Machine learning is a fast-growing differentiator between conventional credit lenders and contemporary organisations offering advanced customer experiences across the board.
In brief, machine learning means that each interaction and transaction generates a series of data streams that help companies learn what we like, how we work, and how to add value to our experience.
This focus is the core driver behind mass rollouts of machine learning in the credit sector, as lenders and banks look to improve reliability, brand positioning and the overall quality of each customer touchpoint.
Machine Learning Applications in Credit Lending
For a live example, if one visits the leading online credit provider Wonga’s website, you’ll feel a lot more like you’re dealing with a much more open book than even a few short years ago.
The traditional disconnect between lender and applicant led to distrust and, in some cases, a reluctance to use financial borrowing products due to concerns about the small print, hidden costs or complex assessment processes.
AI and machine learning enable businesses to humanise interfaces and enhance consumer loyalty, with options including:
- Suggestions to signpost visitors to the information or services they are looking for.
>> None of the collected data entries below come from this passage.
template <int MODE, bool COMPACT, int MESH, bool SLDS, bool GEN = false, bool SORT = false, bool OWN = false, int SH = 0>
__global__ __launch_bounds__(BLOCK, MESH == MESH_TILES ? PT_LOOP_WAVES : (MESH == MESH_PRE && PT_PRE_WAVES > PT_MIN_WAVES) ? PT_PRE_WAVES : (SORT && MODE == MODE_FUSED && MESH == MESH_NONE) ? PT_SORT_WAVES : ((MODE == MODE_FUSED || MODE == MODE_CACHE0 || mode_first2(MODE)) && COMPACT && MESH == MESH_NONE && !SORT && PT_FUSED_WAVES > PT_MIN_WAVES) ? PT_FUSED_WAVES : PT_MIN_WAVES) void k_bounce(BounceArgs a) {
    static_assert(!OWN || ((MODE == MODE_FUSED || MODE == MODE_CACHE0 || mode_first2(MODE)) && COMPACT && MESH == MESH_NONE && !SORT),
                  "own-surface form: the plain fused compacting kernel, or the table form of its bounce 0");
    static_assert(!mode_first2(MODE) || (COMPACT && MESH == MESH_NONE && GEN && !SORT), "MODE_FIRST2 / MODE_STATE2: the plain compacting pipeline's first launch");
    static_assert(MODE != MODE_STATE2 || SH == 0, "MODE_STATE2: sessions without environment map or lobes");
    static_assert((SH & SH_SMOOTH) == 0 || (MODE == MODE_FUSED && MESH != MESH_NONE), "the SMOOTH forms: the fused kernel of a session with a mesh");
#ifdef PT_WAVE_TIMES
    const unsigned long long wt0 = __builtin_amdgcn_s_memrealtime();
#endif
    extern __shared__ __attribute__((aligned(16))) float lds_raw[];
    uint32_t *sctl = reinterpret_cast<uint32_t *>(lds_raw);
    const LdsCarve lc = carve_lds(lds_raw, a.scene, SLDS);
    TileCtx c;
#ifndef PT_NO_KARG_RELOAD
    c.kargs = MESH != MESH_TILES;
#endif
    c.tri_lds = lc.tri;
#ifdef PT_STAMPS
#define STAMP(k) do { if (blockIdx.x == 0 && threadIdx.x == 0 && a.depth == PT_STAMPS) a.ctl->stamp[k] = __builtin_amdgcn_s_memrealtime(); } while (0)
#else
#define STAMP(k) do {} while (0)
#endif
    STAMP(0);
    c.acc = stage_scene<SLDS>(lc.scene, a.scene);
    STAMP(1);
    WaveQ q{lc.pw, 0, 0};
    const int lane = threadIdx.x & 63;
    c.lane = lane;
    const uint32_t Wp = gridDim.x * WAVES;
    constexpr bool DEFER = COMPACT && MESH == MESH_NONE && !SORT && MODE != MODE_ISECT;
    constexpr bool RESOLVE = MODE == MODE_FUSED && COMPACT && MESH == MESH_NONE && !SORT && !GEN;
    const uint32_t W = (SORT && COMPACT) ? a.dir_out.W : Wp;
    const uint32_t runs_per_wave = (SORT && COMPACT) ? W / Wp : 1u;
    const uint32_t wid0 = run_id();
    c.iter0 = a.iter0;
    c.stamp = a.fin_stamp;
    const uint32_t n = (COMPACT && !GEN) ? a.ctl->nlive[a.depth] : a.pool_n;
    const bool packed_in = COMPACT && !GEN && a.dir_in.mem != nullptr;
    constexpr bool ALIGNED = PT_ALIGNED_TILES && MODE == MODE_FUSED && COMPACT && !GEN && !SORT;
    const bool aligned = ALIGNED && packed_in;
    const uint32_t tiles = aligned ? a.dir_in.tbase()[a.dir_in.nr] : (n + TILE - 1) / TILE;
    const uint32_t R = (tiles + W - 1) / W;
    const uint32_t span_in = packed_in ? *a.dir_in.span() : 0;
    uint32_t traced = 0;
    if (GEN && blockIdx.x == 0 && threadIdx.x == 0) a.ctl->nlive[0] = a.pool_n;
    for (uint32_t j = 0; j < runs_per_wave; ++j) {
        const uint32_t wid = j * Wp + wid0;
        uint32_t packed = 0;
        uint32_t cur = 0;
        if (packed_in && wid * R < tiles)
            cur = aligned ? find_range(a.dir_in.tbase(), a.dir_in.nr, wid * R) : find_range(a.dir_in.base(), a.dir_in.nr, wid * R * TILE);
        STAMP(2);
        run_tiles<MODE, COMPACT, MESH, GEN, SORT, DEFER, RESOLVE, OWN, SH>(a, c, q, a.in, a.out, a.depth, wid * R, R, tiles, n, packed_in, span_in,
                                                  cur, wid * R * TILE, false, WgSpans{}, packed, traced, W * R * TILE, aligned);
        if (COMPACT) {
            if (SORT) {
                if ((uint32_t)lane * W < a.dir_out.nr)
                    __hip_atomic_store(&a.dir_out.count()[(uint32_t)lane * W + wid], packed, __ATOMIC_RELAXED, __HIP_MEMORY_SCOPE_AGENT);
            } else if (lane == 0)
                __hip_atomic_store(&a.dir_out.count()[wid], packed, __ATOMIC_RELAXED, __HIP_MEMORY_SCOPE_AGENT);
        }
    }
    const uint32_t wid = wid0;
    STAMP(6);
#ifdef PT_WAVE_TIMES
    if (lane == 0 && a.depth < 8 && wid < 8192) {
        g_wave_times[a.depth][wid][0] = wt0; g_wave_times[a.depth][wid][1] = __builtin_amdgcn_s_memrealtime();
        uint32_t xcc, hwid;
        asm volatile("s_getreg_b32 %0, hwreg(HW_REG_XCC_ID)" : "=s"(xcc));
        asm volatile("s_getreg_b32 %0, hwreg(HW_REG_HW_ID)" : "=s"(hwid));
        g_wave_hw[a.depth][wid] = (xcc & 0xf) | (hwid << 4);
    }
#endif
    if (mode_first2(MODE)) {
        if (blockIdx.x == 0 && threadIdx.x == 0) a.ctl->alive[0] = n;
        if (lane == 0) sctl[8 + (threadIdx.x >> 6)] = traced;
        __syncthreads();
        if (threadIdx.x == 0) {
            const uint32_t tb = sctl[8] + sctl[9] + sctl[10] + sctl[11];
            if (tb) { atomicAdd(&a.ctl->nlive[1], tb); atomicAdd(&a.ctl->alive[1], tb); }
        }
    } else if (COMPACT) {
        if (blockIdx.x == 0 && threadIdx.x == 0) a.ctl->alive[a.depth] = n;
    } else {
        if (lane == 0) sctl[8 + (threadIdx.x >> 6)] = traced;
        __syncthreads();
        if (threadIdx.x == 0) {
            const uint32_t tb = sctl[8] + sctl[9] + sctl[10] + sctl[11];
            if (tb) atomicAdd(&a.ctl->alive[a.depth], tb);
        }
    }

    if (COMPACT) {
        asm volatile("s_waitcnt vmcnt(0)" ::: "memory");
        __syncthreads();
        if (threadIdx.x == 0) {
            const bool last = elect_last(a.ctl->bucket[a.depth][0], &a.ctl->done[a.depth]);
            if (last) {
                __builtin_amdgcn_fence(__ATOMIC_ACQUIRE, "agent");
                asm volatile("s_waitcnt vmcnt(0)" ::: "memory");
            }
            sctl[0] = last ? 1u : 0u;
        }
        __syncthreads();
        STAMP(7);
        if (sctl[0]) {
            const unsigned long long t0 = __builtin_amdgcn_s_memrealtime();
            scan_range_counts(a.dir_out, &a.ctl->nlive[a.depth + 1], sctl + 16, R * TILE, PT_ALIGNED_TILES && !SORT);
            if (threadIdx.x == 0) a.ctl->scan_ticks[a.depth] = (uint32_t)(__builtin_amdgcn_s_memrealtime() - t0);
#ifdef PT_STAMPS
            if (threadIdx.x == 0 && a.depth == PT_STAMPS) { a.ctl->stamp[8] = t0; a.ctl->stamp[9] = __builtin_amdgcn_s_memrealtime(); }
#endif
        }
    }
}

- Specific dialogues and customised communications, such as correspondence that addresses the customer by name and can answer their account questions digitally.
- Intelligent credit assessment underwriting tools to make faster decisions, reducing the risk of fraud and allowing users to access wider credit options.
- Offers of pre-qualified loans and instantaneous pricing, based on credit assessments and previous borrowing history.
While we can see the benefit of these user-led offers, the tech behind them is complex.
How Does Machine Learning Work?
Artificial intelligence works by recognising patterns and using data-based algorithms to solve the puzzle at hand.
It is particularly beneficial in credit lending since businesses collate huge volumes of data, which they can then analyse to give insights into consumer actions and expectations.
Innovation doesn’t stand still, and although machine learning might be relatively new, it is already in use across the industries within applications you’re likely familiar with, such as:
- Human interactions mimicked on Apple’s voice recognition system, Siri.
- Auto-tag suggestions on Facebook photos.
- Machine learning algorithms that prevent PayPal fraud.
- Traffic speed calculations captured from smartphones by Google Maps.
- Purchase suggestions made by the Amazon marketplace.
- Smart home appliances, such as Amazon’s Alexa voice AI interface.
Each of these brands gathers data, studies and interprets the resulting information and uses it to drive increased revenues or enhance the customer experience to encourage consumers to use the app, spend more money, or feel satisfied with the service received.
The Advantages of Machine Learning in the Credit Lending Sector
In a banking or credit-lending environment, machine learning helps providers showcase appropriate products to their customers or attract potential consumers with personalised offers.
AI applications automate and optimise a considerable number of processes. For example, you could initiate a balance enquiry or schedule your next payment without needing to wait in a call queue or fill in a form.
Our financial interactions are increasingly digital, so this move is essential for lenders to avoid being left behind, with a huge range of benefits linked to a fully paperless business model:
- Adherence to environmental standards and reductions in paper waste.
- More reliable data capture and storage through digital records.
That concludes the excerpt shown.